• [What to do]: Each line below that carries the string "nullptr" must appear in the answer.

• [Stored data]:
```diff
+  load_rows(std::integral_constant<int, 0>{}, std::integral_constant<int, EARLY>{});
+  f32x16 acc[2];
+#pragma unroll
+  for (int j = 0; j < 2; ++j)
+#pragma unroll
+    for (int r = 0; r < 16; ++r) acc[j][r] = 0.f;
+  for (int t0 = 0; t0 < T; t0 += 16) {
+    bf16x8 dn = dv, an0 = a0, an1 = a1;
+    if (t0 + 16 < T) operands(t0 + 16, dn, an0, an1);
+    acc[0] = CSTS_MFMA16(dv, a0, acc[0], 0, 0, 0);
+    acc[1] = CSTS_MFMA16(dv, a1, acc[1], 0, 0, 0);
+    dv = dn; a0 = an0; a1 = an1;
+  }
+  load_rows(std::integral_constant<int, EARLY>{}, std::integral_constant<int, 8>{});
+  float* sl = slab[wave];
+#pragma unroll
+  for (int j = 0; j < 2; ++j)
+#pragma unroll
+    for (int r = 0; r < 16; ++r) sl[((r & 3) + 8 * (r >> 2) + 4 * (lane >> 5)) * 64 + (lane & 31) + 32 * j] = acc[j][r];
+  __builtin_amdgcn_fence(__ATOMIC_RELEASE, "wavefront");
+  __builtin_amdgcn_wave_barrier();
+  __builtin_amdgcn_fence(__ATOMIC_ACQUIRE, "wavefront");
+  const float bc1 = 1.f - powf(b1, step), bc2 = 1.f - powf(b2, step);
+  const float step_size = lr / bc1, rsqrt_bc2 = 1.f / sqrtf(bc2);
+#pragma unroll
+  for (int i = 0; i < 8; ++i) {
+    const int n = nr + 4 * i;
+    if (n >= N) continue;
+    const f32x4 g = *reinterpret_cast<const f32x4*>(sl + (4 * i + (lane >> 4)) * 64 + 4 * (lane & 15));
+    const int off = (n * K + kc) * 4;
+#pragma unroll
+    for (int c = 0; c < 4; ++c) {
+      float p1 = pp[i][c], m1 = mm[i][c], v1 = vv[i][c];
+      rule_one<R, VC>(p1, g[c], m1, v1, clip, lr, it.weight_decay, b1, b2, eps, step_size, rsqrt_bc2, rk, first);
+      pp[i][c] = p1; mm[i][c] = m1; vv[i][c] = v1;
+    }
+    sp.st16(off, pp[i]);
+    if (use_m) sm.st16(off, mm[i]);
+    if (USE_V) sv.st16(off, vv[i]);
+    if (it.w16 != nullptr) {
+      bf16x4 w;
+      w[0] = (bf16)pp[i][0]; w[1] = (bf16)pp[i][1]; w[2] = (bf16)pp[i][2]; w[3] = (bf16)pp[i][3];
+      sw.st8(off / 2, w);
     }
   }
   rule_mark<R>(rk, it.tensor, step, first, blockIdx.x == 0 && blockIdx.y == 0 && threadIdx.x == 0);
@@ -453,8 +570,8 @@
   for (int i = 0; i < nitems; ++i) {
     const csts_opt_factored& it = items[i];
     CSTS_REQUIRE(it.p && (it.m || !need_m) && (it.v || !need_v) && it.dy && it.a, "null pointer");
-    CSTS_REQUIRE(it.T > 0 && it.T <= max_t && it.K > 0 && it.K % FK == 0 && it.N > 0 && it.N % 16 == 0,
-                 "T <= 64 (256 for the update with 16-bit operands), K % 256 == 0, N % 16 == 0");
+    CSTS_REQUIRE(it.T > 0 && it.T <= max_t && it.K > 0 && it.K % FK == 0 && it.N > 0 && it.N % 8 == 0,
+                 "T <= 64 (256 for the update with 16-bit operands), K % 256 == 0, N % 8 == 0");
     CSTS_REQUIRE(it.a_dt == CSTS_F32 || it.a_dt == CSTS_HALF, "bad a dtype");
     CSTS_REQUIRE(aligned16(it.p) && (!need_m || aligned16(it.m)) && (!need_v || aligned16(it.v)) && (it.w16 == nullptr || ((uintptr_t)it.w16 & 7) == 0), "alignment");
     l.it[i] = it;
@@ -534,9 +651,11 @@
   bool all16 = true;
   for (int i = 0; i < nitems; ++i) all16 = all16 && items[i].a_dt == CSTS_HALF && (int64_t)items[i].N * items[i].K * 4 < ((int64_t)1 << 31) && items[i].K % 64 == 0;
   if (all16) {
+    static const bool stream_form = [] { const char* e = getenv("CSTS_FACTORED_STREAM"); return !(e && e[0] == '0') && CSTS_FACT_DIAG == 0; }();
+    const dim3 grid((unsigned)(mk / FK), (unsigned)cdiv(mn, 32), (unsigned)nitems);
     launch_rule(rule->kind, rk.clip_value > 0.f, [&](auto R, auto V) {
-      hipLaunchKernelGGL((opt_adamw_factored_mfma_kernel<decltype(R)::value, decltype(V)::value>), dim3((unsigned)(mk / FK), (unsigned)cdiv(mn, 32), (unsigned)nitems),
-                         dim3(256), 0, stream, l, lr, state, beta1, beta2, eps, rk);
+      if (stream_form) hipLaunchKernelGGL((opt_adamw_factored_mfma_stream_kernel<decltype(R)::value, decltype(V)::value>), grid, dim3(256), 0, stream, l, lr, state, beta1, beta2, eps, rk);
+      else hipLaunchKernelGGL((opt_adamw_factored_mfma_kernel<decltype(R)::value, decltype(V)::value>), grid, dim3(256), 0, stream, l, lr, state, beta1, beta2, eps, rk);
     });
     CSTS_LAUNCH_CHECK();
     return 0;
```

• [Result]:
+    if (it.w16 != nullptr) {
     CSTS_REQUIRE(aligned16(it.p) && (!need_m || aligned16(it.m)) && (!need_v || aligned16(it.v)) && (it.w16 == nullptr || ((uintptr_t)it.w16 & 7) == 0), "alignment");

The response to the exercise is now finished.